Just because your rights are violated by the state doesn't mean they cease to exist.

----------


## Danan

Walter Block is exactly right. There is no "right to privacy" just as there is no "right to free speech". If I would start to post racist slurs, communist propaganda, or other vile content on this forum, I would be banned. And that wouldn't violate my "rights". In fact I would be the one violating the property rights of Bryan who owns this forum and clearly doesn't want that stuff to be posted here.

Similarily, you don't have a "right to privacy" when "violating" this "right" is understood as anything else than an act of aggression against your physical property. If you stand in a place were I can see you and I'm being on my own property (or have the actual property owner's permission to be were I am) then I have a right to look at you. If I have a right to look at you, I also have a right to remember how you look like in my mind. If I'm a good painter I can later on draw the scene at my home. There are absolutely no rights violated in this scenario. The same principle applies if I take a photographic picture of you. What about when I'm standing around naked in my front yard, without a fence? Would I be able to sue anyone who looks at me? Because that logically follows from this "right to privacy". That would be a great way to make a living.

What about soundwaves and lightwaves? Do you "own" them? Does that give you a "right to privacy"? Even if you make the case that you "own" them, would that really be a good argument in favor of a right to privacy? Absolutely not. You can own these waves all you want. Nobody trys to take them away from you. But if you emitt them into my camera lense, how exactly did I violate your property? If anything I could then sue you if I don't like your face, for sending your ugly lightwaves into my eyes.

Some people who either didn't read the article or weren't able to understand his positon seem to believe that Walter Block is ok with the government spying on its citizens. Nothing could be further from the truth. First of all, in doing so it violates real property rights all the time. Also, he doesn't believe the government has a right to do *anything* as it's inherently violating private property rights in order to exist. There is no greater advocate against government spying than him.

----------


## Contumacious

> Walter Block is exactly right. There is no "right to privacy" just as there is no "right to free speech". If I would start to post racist slurs, communist propaganda, or other vile content on this forum, I would be banned. And that wouldn't violate my "rights". In fact I would be the one violating the property rights of Bryan who owns this forum and clearly doesn't want that stuff to be posted here.
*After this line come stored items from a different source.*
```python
SIGNATURES = {
    "vfa_abi_version": [],
    "vfa_integral_image_f32": [_vp, _vp, _c_int, _c_int, _c_int, _c_int, _vp],
    "vfa_affine_relu_integral_image_f32": [_vp, _vp, _vp, _vp, _c_int, _c_int, _c_int, _c_int, _vp],
    "vfa_box_params_f32": [_vp, _vp, _vp, _vp, _c_int, _c_int, _c_int, _c_int, _c_float, _c_float, _c_int, _c_int,
                           _c_float, _c_float, _vp, _vp, _vp, _vp],
    "vfa_gather_f32": [_vp, _vp, _vp, _vp, _vp, _c_int, _c_int, _c_int, _c_int, _c_int, _c_int, _c_int, _c_int, _c_int,
                       _vp],
    "vfa_project_gather_f32": [_vp, _vp, _vp, _vp, _vp, _vp, _c_int, _c_int, _c_int, _c_int, _c_int, _c_int, _c_int,
                               _c_int, _c_int, _c_float, _c_float, _c_float, _c_float, _c_int, _vp],
    "vfa_project_collapse_f32": [_vp, _vp, _vp, _vp, _vp, _vp, _vp, _c_int, _c_int, _c_int, _c_int, _c_int, _c_int, _c_int,
                                 _c_int, _c_float, _c_float, _c_float, _c_float, _vp],
    "vfa_gather_workspace_bytes": [_c_int, _c_int, _c_int],
    "vfa_project_gather_ws_f32": [_vp, _vp, _vp, _vp, _vp, _vp, _vp, _c_size_t, _c_int, _c_int, _c_int, _c_int, _c_int,
                                  _c_int, _c_int, _c_int, _c_int, _c_float, _c_float, _c_float, _c_float, _c_int, _vp],
    "vfa_project_gather_backward_f32": [_vp, _vp, _vp, _vp, _vp, _vp, _c_int, _c_int, _c_int, _c_int, _c_int, _c_int,
                                        _c_int, _c_int, _c_int, _c_float, _c_float, _c_float, _c_float, _c_int, _vp],
    "vfa_project_gather_backward_grid_f32": [_vp, _vp, _vp, _vp, _vp, _vp, _c_int, _c_int, _c_int, _c_int, _c_int, _c_int,
                                             _c_int, _c_int, _c_int, _c_int, _c_float, _c_float, _c_float, _c_float, _c_int, _vp],
    "vfa_gather_backward_det_workspace_bytes": [_c_int, _c_int, _c_int, _c_int, _c_int, _c_int],
    "vfa_project_gather_backward_det_f32": [_vp, _vp, _vp, _vp, _vp, _vp, _c_int, _c_int, _c_int, _c_int, _c_int, _c_int,
                                            _c_int, _c_int, _c_int, _c_int, _c_float, _c_float, _c_float, _c_float, _c_int, _vp,
                                            _c_size_t, _vp],
    "vfa_gather_backward_geometry_workspace_bytes": [_c_int, _c_int],
# ... 150 lines not shown
```

vfa_amd/csrc/vfa_fused.hip:

```cpp
#include <hip/hip_runtime.h>
#include <stdint.h>
#include <type_traits>

#include "vfa_geom.h"
#include "vfa_split.h"
#include "vfa_tile.h"

#ifndef VFA_TICKET_ORDER
#define VFA_TICKET_ORDER __ATOMIC_RELAXED
#endif

namespace {
using namespace vfa_dev;

constexpr int kRecBytes = 96;
constexpr int kMaxSlots = 123;
constexpr unsigned kItemCost = 704, kRowItemCost = 522;
constexpr int kRecSlots = 3;
constexpr int kThreads = 512;
constexpr int kRowBytes = 2 * kC;
constexpr int kPlane = kTileBoxes * kRowBytes;
constexpr int kSteps = kC / 16;

constexpr int kCont = 1 << 8;
constexpr int kTileRows = 4;
constexpr int kTileShiftAt = 8;

typedef int i32x8 __attribute__((ext_vector_type(8)));

struct RecordArgs {
    BoxGeom g;
    int n_views, L, W, tiles_w, n_tiles, n_scales;
    ScaleDims dims[kMaxScales];
    unsigned *live[kMaxScales];
    unsigned *direct[kMaxScales];
    unsigned *overflow[kMaxScales];
    unsigned *row_counter;
    unsigned rows_cap;
    unsigned *row_list;
    unsigned char *hdrs[kMaxScales];
    unsigned char *recs[kMaxScales];
    unsigned short *item_w;
    int views_pad;
};

__global__ __launch_bounds__(kWave) void frame_records_kernel(RecordArgs a)
{
    __shared__ uint4 stage[2][kTileBoxes * 6];
    const TileLane ln = tile_lane(a.n_views, a.n_tiles, a.tiles_w, a.L, a.W);
    const int lane = threadIdx.x, half = ln.half, b = ln.b, view = ln.view, tile = ln.tile;
    const bool pair_ok = ln.pair_ok, valid = ln.valid;

    float l, t, r, bt;
    cube_box(a.g, a.g.calibs + (size_t)view * 12, ln.cell, 0, l, t, r, bt);
#pragma unroll 1
    for (int s = 0; s < a.n_scales; ++s) {
        const int Hf = a.dims[s].Hf, Wf = a.dims[s].Wf;
        const float area = box_area(l, t, r, bt, Hf, Wf);
        const bool vis = valid && box_visible(area, Hf, Wf);
        const float masked = valid ? area * 0.0f : 0.0f;
        const bool live_box = vis || (valid && masked != masked);
        const BoxTaps tp = box_taps(l, t, r, bt, Hf, Wf);
        const int dx = tp.xr.i0 - tp.xl.i0, dy = tp.yb.i0 - tp.yt.i0;
        const int dxc = dx == 0 ? 0 : (dx == 1 ? 1 : 2), dyc = dy == 0 ? 0 : (dy == 1 ? 1 : 2);
        const TileWindow tw = tile_window(tp, vis, live_box, area, Hf, Wf, half);
        const Window &win = tw.w;
        const bool any_live = tw.any_live;
        const int shift = tw.shift, n_slots = win.n_slots;
        const bool direct = n_slots > kMaxSlots;
        unsigned rows[4], cols[4];
        tap_parts(win, tp, direct, rows, cols);
        const int tag = (vis ? 1 : 0) | (dxc << 1) | (dyc << 3);
        const unsigned kx = (unsigned)(tp.xs[0] + 1) | ((unsigned)(tp.xs[2] + 1) << 16), ky = (unsigned)(tp.ys[0] + 1) | ((unsigned)(tp.ys[2] + 1) << 16);
        const int tag_p = __shfl_up(tag, 1);
        const unsigned kx_p = __shfl_up(kx, 1), ky_p = __shfl_up(ky, 1);
        const bool cont = vis && (b & 3) != 0 && tag_p == tag && kx_p == kx && ky_p == ky;
// ... 6 lines not shown
            bilinear_weights(q, tp.xr, tp.yt); w[8] = q[0]; w[9] = q[1]; w[10] = q[2]; w[11] = q[3];
            bilinear_weights(q, tp.xl, tp.yb); w[12] = q[0]; w[13] = q[1]; w[14] = q[2]; w[15] = q[3];
        }
        if (pair_ok) {
            uint4 *st = stage[half] + b * 6;
            st[0] = make_uint4(__float_as_uint(w[0]), __float_as_uint(w[1]), __float_as_uint(w[2]), __float_as_uint(w[3]));
            st[1] = make_uint4(__float_as_uint(w[4]), __float_as_uint(w[5]), __float_as_uint(w[6]), __float_as_uint(w[7]));
            st[2] = make_uint4(__float_as_uint(w[8]), __float_as_uint(w[9]), __float_as_uint(w[10]), __float_as_uint(w[11]));
            st[3] = make_uint4(__float_as_uint(w[12]), __float_as_uint(w[13]), __float_as_uint(w[14]), __float_as_uint(w[15]));
            const float rcp = 1.0f / area;
            st[4] = make_uint4(__float_as_uint(rcp), (unsigned)tag | (cont ? (unsigned)kCont : 0u), rows[0] | (rows[1] << 16),
                               rows[2] | (rows[3] << 16));
            st[5] = make_uint4(cols[0] | (cols[1] << 16), cols[2] | (cols[3] << 16), __float_as_uint(masked), __float_as_uint(area));
        }
        __syncthreads();
        if (pair_ok) {
            uint4 *rec = reinterpret_cast<uint4 *>(a.recs[s] + ((size_t)view * a.n_tiles + tile) * kTileBoxes * kRecBytes);
#pragma unroll
            for (int k = 0; k < 6; ++k) rec[k * 32 + b] = stage[half][k * 32 + b];
            if (b == 0) {
                uint4 *hdr = reinterpret_cast<uint4 *>(a.hdrs[s] + ((size_t)view * a.n_tiles + tile) * kHdrBytes);
                unsigned hflags = (any_live ? kTileLive : 0) | (direct ? kTileDirect : 0) | ((unsigned)shift << kTileShiftAt), word2 = (unsigned)win.cwid;
                if (any_live) atomicOr(a.live[s] + tile, 1u << view);
                if (any_live && direct) {
                    atomicOr(a.direct[s] + tile, 1u << view);
                    const unsigned slot = atomicAdd(a.row_counter, 1u);
                    if (slot < a.rows_cap) {
                        hflags |= kTileRows; word2 = slot;
                        a.row_list[slot] = ((unsigned)s << 30) | ((unsigned)view << 25) | (unsigned)tile;
                    }
                    else atomicOr(a.overflow[s] + tile, 1u << view);
                }
                const bool main_item = any_live && !(direct && !(hflags & kTileRows));
                a.item_w[((size_t)tile * kMaxScales + s) * a.views_pad + view] =
                    (unsigned short)(!main_item ? 0u : (direct ? kRowItemCost : kItemCost + (unsigned)n_slots));
                hdr[0] = tile_header0(hflags, win, word2);
                hdr[1] = tile_header1(win);
            }
        }
        __syncthreads();
        if (blockIdx.x == 0 && lane < 6)
            reinterpret_cast<uint4 *>(a.recs[s] + (size_t)a.n_views * a.n_tiles * kTileBoxes * kRecBytes)[lane] = make_uint4(0u, 0u, 0u, 0u);
    }
}
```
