template <class P>
MX_HD void fetch_tw3(int t, const cpx *tw3, cpx (&w)[P::R3 - 1]) {
  const int col = t ? t : P::NS3 / 2;
#pragma unroll
  for (int r = 1; r < P::R3; ++r) w[r - 1] = tw3[(r - 1) * P::NS3 + col];
}
template <class P>
MX_HD void fetch_tw3_bases(int t, const cpx *tw3, cpx (&wb)[6]) {
  static_assert(P::R3 == 16, "two-level pass-3 twiddles are written for radix 16");
  const int col = t ? t : P::NS3 / 2;
  constexpr int rr[6] = {1, 2, 3, 4, 8, 12};
#pragma unroll
  for (int i = 0; i < 6; ++i) wb[i] = tw3[(rr[i] - 1) * P::NS3 + col];
}
template <class P, bool MAY0>
MX_HD void pass3_reg(int t, cpx (&v)[P::E], const cpx (&w)[P::R3 - 1]);
template <class P, bool MAY0 = true>
MX_HD void pass3_bases(int t, cpx (&v)[P::E], const cpx (&wb)[6]) {
  cpx w[P::R3 - 1];
#pragma unroll
  for (int r = 1; r < P::R3; ++r) {
    const int hi = r >> 2, lo = r & 3;
    if (hi == 0) w[r - 1] = wb[lo - 1];
    else if (lo == 0) w[r - 1] = wb[2 + hi];
    else w[r - 1] = pk_cmul2(wb[2 + hi], wb[lo - 1]);
  }
  pass3_reg<P, MAY0>(t, v, w);
}
template <class P, bool MAY0 = true>
MX_HD void pass3_reg(int t, cpx (&v)[P::E], const cpx (&w)[P::R3 - 1]) {
  constexpr int R = P::R3;
  const bool t0 = MAY0 && (t == 0);
  cpx inp[R], inq[R], wp[R], wq[R], out[R];
  wp[0] = wq[0] = mk(1.0f, 0.0f);
#pragma unroll
  for (int r = 0; r < R; ++r) {
    inp[r] = v[r];
    inq[r] = v[R + r];
  }
#pragma unroll
  for (int r = 1; r < R; ++r) {
    wp[r] = csel(t0, mk(1.0f, 0.0f), w[r - 1]);
    wq[r] = w[r - 1];
  }
  DftTw<R, 1, 0, false>::run(inp, wp, out);
#pragma unroll
  for (int r = 0; r < R; ++r) v[r] = out[r];
  DftTw<R, 1, 0, true>::run(inq, wq, out);
#pragma unroll
  for (int r = 0; r < R; ++r) v[R + r] = out[r];
}

template <class P, int S>
struct PostSlot {
  static MX_HD void run(bool t0, const cpx (&v)[P::E], const cpx (&u)[P::R3], float (&mg)[P::E]) {
    constexpr int R = P::R3, H = R / 2;
    cpx A, B;
    if constexpr (S < H) {
      A = csel(t0, v[q_index<P>(S)], v[S]);
      B = v[q_index<P>(R - 1 - S)];
    } else {
      A = csel(t0, v[S - H], v[S]);
      B = csel(t0, v[(3 * H - S) & (R - 1)], v[q_index<P>(R - 1 - S)]);
    }
    const cpx n2 = pk_split_norm2(A, B, u[S]);
    mg[2 * S] = fast_sqrt(n2.x);
    mg[2 * S + 1] = fast_sqrt(n2.y);
    if constexpr (S == H) {
      const cpx z = v[H];
      const float m = fast_sqrt(cnorm2(z)) * 2.0f;
      mg[2 * S + 1] = t0 ? m : mg[2 * S + 1];
    }
    if constexpr (S + 1 < R) PostSlot<P, S + 1>::run(t0, v, u, mg);
  }
};

template <class P, bool MAY0 = true>
MX_HD void post(int t, const cpx (&v)[P::E], const cpx (&u)[P::R3], float (&mg)[P::E]) {
  PostSlot<P, 0>::run(MAY0 && t == 0, v, u, mg);
}

template <class P, int S>
struct PostFly {
  static MX_HD void run(cpx lo, cpx hi, cpx (&u)[P::R3]) {
    constexpr int k = ((32 / P::R3) * S) % 64;
    const cpx b = S < P::R3 / 2 ? lo : hi;
    if constexpr (k == 0) u[S] = b;
    else if constexpr (k == 16) u[S] = mk(b.y, -b.x);
    else u[S] = pk_rot_cs(b, mk(kCos64[k], kSin64[k]));
    if constexpr (S + 1 < P::R3) PostFly<P, S + 1>::run(lo, hi, u);
  }
};
template <class P>
MX_HD void post_bases(int t, const cpx *ubase, cpx &lo, cpx &hi) {
  if (t) {
    lo = ubase[t];
    hi = lo;
  } else {
    constexpr int k = 16 / P::R3;
    lo = mk(kSin64[k], kCos64[k]);
    hi = mk(-1.0f, 0.0f);
  }
}
template <class P, bool MAY0 = true>
MX_HD void post_fly(int t, const cpx (&v)[P::E], cpx lo, cpx hi, float (&mg)[P::E]) {
  cpx u[P::R3];
  PostFly<P, 0>::run(lo, MAY0 ? hi : lo, u);
  PostSlot<P, 0>::run(MAY0 && t == 0, v, u, mg);
}

template <class P, int S>
struct PostSlotC {
  static MX_HD void run(bool t0, const cpx (&v)[P::E], const cpx (&u)[P::R3], cpx (&X)[P::E]) {
    constexpr int R = P::R3, H = R / 2;
    cpx A, B;
    if constexpr (S < H) {
      A = csel(t0, v[q_index<P>(S)], v[S]);
      B = v[q_index<P>(R - 1 - S)];
    } else {
      A = csel(t0, v[S - H], v[S]);
      B = csel(t0, v[(3 * H - S) & (R - 1)], v[q_index<P>(R - 1 - S)]);
    }
    const cpx Sm = pk_add_cj(A, B);
    const cpx Dm = pk_sub_cj(A, B);
    const cpx D = pk_cmul<false>(Dm, u[S]);
    X[2 * S] = pk_sub(Sm, D);
    X[2 * S + 1] = cconj(pk_add(Sm, D));
    if constexpr (S == H) {
      const cpx z = v[H];
      X[2 * S + 1] = csel(t0, mk(2.0f * z.x, -2.0f * z.y), X[2 * S + 1]);
    }
    if constexpr (S + 1 < R) PostSlotC<P, S + 1>::run(t0, v, u, X);
  }
};
template <class P, bool MAY0 = true>
MX_HD void post_cplx(int t, const cpx (&v)[P::E], const cpx (&u)[P::R3], cpx (&X)[P::E]) {
  PostSlotC<P, 0>::run(MAY0 && t == 0, v, u, X);
}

Well the right to PRIVACY can be either Constitutional or contractual.

As is pertains to the federal and state governments the right to privacy is controlled by *Griswold v. Connecticut - 381 U.S. 479 (1965)*

As it pertains to private - non governmental entities - those rights are delineated by a contract.

But I do understand that as it applies to the Paparazzi , TMZ, and upskirt photographers the right to privacy depends on the setting. If Joe Blow takes pictures of someone undressing while trying on clothes at the XYZ store then the XYZ store may be liable if it promised privacy to its customers.

.

----------


## Anti Federalist

> When the State can tax you for any property that you have already paid for in full, and confiscate it for failure to pay your Property Tax, it was never really your property to begin with.
> 
> Mundanes can not actually own Property.  Thus, Mundanes have NO property Rights.  Thus, Mundanes have NO RIGHTS WHAT SO EVER.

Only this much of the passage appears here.